Health concerns were the most commonly cited reasons by participants for choosing not to cut their daughters. Given the extensive focus on the health consequences of FGM/C in many abandonment interventions [23], this finding is not surprising. With increases in the medicalization of FGM/C in many countries including Sudan often in response to concerns about the health risks [24], highlighting health concerns in interventions may be a double-edged sword [18, 25]. Program implementers should therefore take measures to raise awareness that medicalized FGM/C does not eliminate the physical, mental and sexual health risks associated with FGM/C.
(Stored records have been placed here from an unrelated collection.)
__global__ __launch_bounds__(kBlock) void k_prep_rows(const uint32_t *__restrict__ orow, int64_t nv, const uint4 *__restrict__ where_i,
                                                      const uint2 *__restrict__ tmp, int32_t *__restrict__ ocol,
                                                      uint32_t *__restrict__ e2k, uint4 *__restrict__ line)
{
    __shared__ int32_t sh_b[kPW][kRowCap];
    __shared__ uint32_t sh_kk[kPW][kRowCap];
    __shared__ unsigned long long sh_sig[kPW][kWave][kSigBlocks];
    __shared__ int32_t sh_piv[kPW][kWave][kPivots];
    __shared__ uint32_t sh_end[kPW][kWave], sh_rp[kPW][kWave], sh_ob[kPW][kWave], sh_nl[kPW][kWave], sh_bk[kPW][kWave];
    const int lane = lane_id(), w = (int)(threadIdx.x >> 6);
    int32_t *s_b = sh_b[w];
    uint32_t *s_kk = sh_kk[w], *s_end = sh_end[w], *s_rp = sh_rp[w], *s_ob = sh_ob[w], *s_nl = sh_nl[w], *s_bk = sh_bk[w];
    unsigned long long (*s_sig)[kSigBlocks] = sh_sig[w];
    int32_t (*s_piv)[kPivots] = sh_piv[w];
    const int64_t gw = ((int64_t)blockIdx.x * kBlock + threadIdx.x) >> 6, nw = ((int64_t)gridDim.x * kBlock) >> 6;
    const int64_t ntasks = (nv + kWave - 1) / kWave;
    for (int64_t task = gw; task < ntasks; task += nw) {
        const int64_t a0 = task * kWave, a = a0 + lane;
        const bool has = a < nv;
        const uint32_t ob = has ? orow[a] : 0u, d = has ? orow[a + 1] - ob : 0u;
        const bool big = d > kRowCap;
        const uint4 wh = has ? where_i[a] : make_uint4(0u, 0u, 0u, 0u);
        const uint32_t len = big ? 0u : d;
        __builtin_amdgcn_wave_barrier();
        s_rp[lane] = wh.x;
        s_nl[lane] = wh.y;
        s_bk[lane] = wh.z;
        s_ob[lane] = ob;
#pragma unroll
        for (int x = 0; x < kSigBlocks; ++x) s_sig[lane][x] = 0ull;
#pragma unroll
        for (int x = 0; x < kPivots; ++x) s_piv[lane][x] = 0x7FFFFFFF;
        for (int done = 0; done < kWave;) {
            const uint32_t incl = wave_incl_scan(lane >= done ? len : 0u);
            const int nfit = __popcll(__ballot(lane >= done && incl <= kRowCap));
            const int r1 = done + nfit;
            const uint32_t E = (uint32_t)__shfl((int)incl, r1 - 1);
            __builtin_amdgcn_wave_barrier();
            s_end[lane] = lane < done ? 0u : (lane < r1 ? incl : 0xFFFFFFFFu);
            __builtin_amdgcn_wave_barrier();
            for (uint32_t k = (uint32_t)lane; k < E; k += kWave) {
                const int t = owner_of(s_end, k);
                const uint32_t first = t ? s_end[t - 1] : 0u;
                const uint32_t idx = k - first, nl = s_nl[t];
                const uint2 ent = tmp[idx < nl ? (size_t)s_rp[t] + idx : (size_t)s_bk[t] + (idx - nl)];
                s_b[k] = (int32_t)ent.x; s_kk[k] = ent.y;
            }
            __builtin_amdgcn_wave_barrier();
            for (uint32_t k = (uint32_t)lane; k < E; k += kWave) {
                const int t = owner_of(s_end, k);
                const uint32_t first = t ? s_end[t - 1] : 0u, last = s_end[t];
                const int32_t mine = s_b[k];
                uint32_t rank = 0;
                for (uint32_t x = first; x < last; ++x) rank += s_b[x] < mine ? 1u : 0u;
                const uint32_t e = s_ob[t] + rank;
                ocol[e] = mine;
                e2k[e] = s_kk[k];
                uint32_t blk; unsigned long long mask;
                sig_slot(mine, blk, mask);
                atomicOr(&s_sig[t][blk], mask);
                const uint32_t seg = (last - first + (uint32_t)kPivots) / (uint32_t)(kPivots + 1);
                if (rank && rank % seg == 0u && rank / seg <= (uint32_t)kPivots) s_piv[t][rank / seg - 1u] = mine;
            }
            __builtin_amdgcn_wave_barrier();
            done = r1;
        }
        if (has && !big) {
            uint4 *L = line + 4 * a;
            const int32_t *pv = s_piv[lane];
            const unsigned long long *sg = s_sig[lane];
            L[0] = make_uint4(ob, d, (uint32_t)pv[0], (uint32_t)pv[1]);
            L[1] = make_uint4((uint32_t)pv[2], (uint32_t)pv[3], (uint32_t)pv[4], (uint32_t)pv[5]);
            L[2] = make_uint4((uint32_t)sg[0], (uint32_t)(sg[0] >> 32), (uint32_t)sg[1], (uint32_t)(sg[1] >> 32));
            L[3] = make_uint4((uint32_t)sg[2], (uint32_t)(sg[2] >> 32), (uint32_t)sg[3], (uint32_t)(sg[3] >> 32));
        }
        __builtin_amdgcn_wave_barrier();
// ... 142 lines not shown
            const uint32_t j = j0 + me;
            const int32_t wv = j < end ? col[j] : 0;
            const bool keep = j < end && mask[wv];
            const uint64_t K = __ballot(keep);
            uint32_t before = 0, all = (uint32_t)__popcll(K);
            if (WG) {
                __syncthreads();
                if (lane == 0) sh_wc[w] = all;
                __syncthreads();
                all = 0;
#pragma unroll
                for (int q = 0; q < kBlock / kWave; ++q) { const uint32_t c = sh_wc[q]; if (q < w) before += c; all += c; }
            }
            if (FILL && keep) sub_col[out0 + run + before + (uint32_t)__popcll(K & lanemask_lt())] = (int32_t)vnew[wv];
            run += all;
        }
        if (!FILL && me == 0) subdeg[x] = run;
    }
}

Our study findings showed that high maternal education was associated with a greater likelihood of households taking a decision not to cut their daughter. These findings suggest that interventions aimed at addressing broader issues like access to education may have an impact on the practice. We also found that households reporting exposure to anti-FGM/C campaigns or materials were more likely to decide to leave their daughters uncut. Previous research in Sudan demonstrates the wide use of multiple channels including mass media and print media to deliver FGM/C abandonment messages [9]. While evidence on the effects of these messages is limited, research conducted in Egypt has found that women who were exposed to FGM/C related messages in printed media, on radio or television, or at community meetings or places of worship were more likely to support the abandonment of the practice [19]. Further research is warranted to understand the characteristics of community members who have limited exposure to FGM/C abandonment campaigns and to identify the most effective ways to deliver FGM/C abandonment messages to these groups.

Limitations

Study findings should be interpreted in light of the following limitations. Firstly, it was conducted in only two states, which limits generalization to other states. Secondly, the study reports on cross-sectional data and, therefore, causal inferences cannot be made. Thirdly, perhaps because of the time when the interviews were conducted and perceptions that FGM/C is a woman’s issue, majority of participants were female. Women’s views and responses may not reflect the views of men and may introduce unintentional bias. Finally, as noted in the methods section, other household members were present during some of the interviews. The presence of others may have introduced bias in participants’ responses.

Conclusions

FGM/C-related decisions result from deliberations that involve many people. Our findings underscore the important role that fathers play in decision-making and highlight the need to meaningfully involve men in FGM/C abandonment programs. Findings also stress the need to understand and address possible drivers of FGM/C such as religious norms, which we noted were an important reason for families’ decision to cut their daughters. While increasing awareness of the health risks associated with FGM/C is critical, abandonment programs must also address the medicalization of the practice.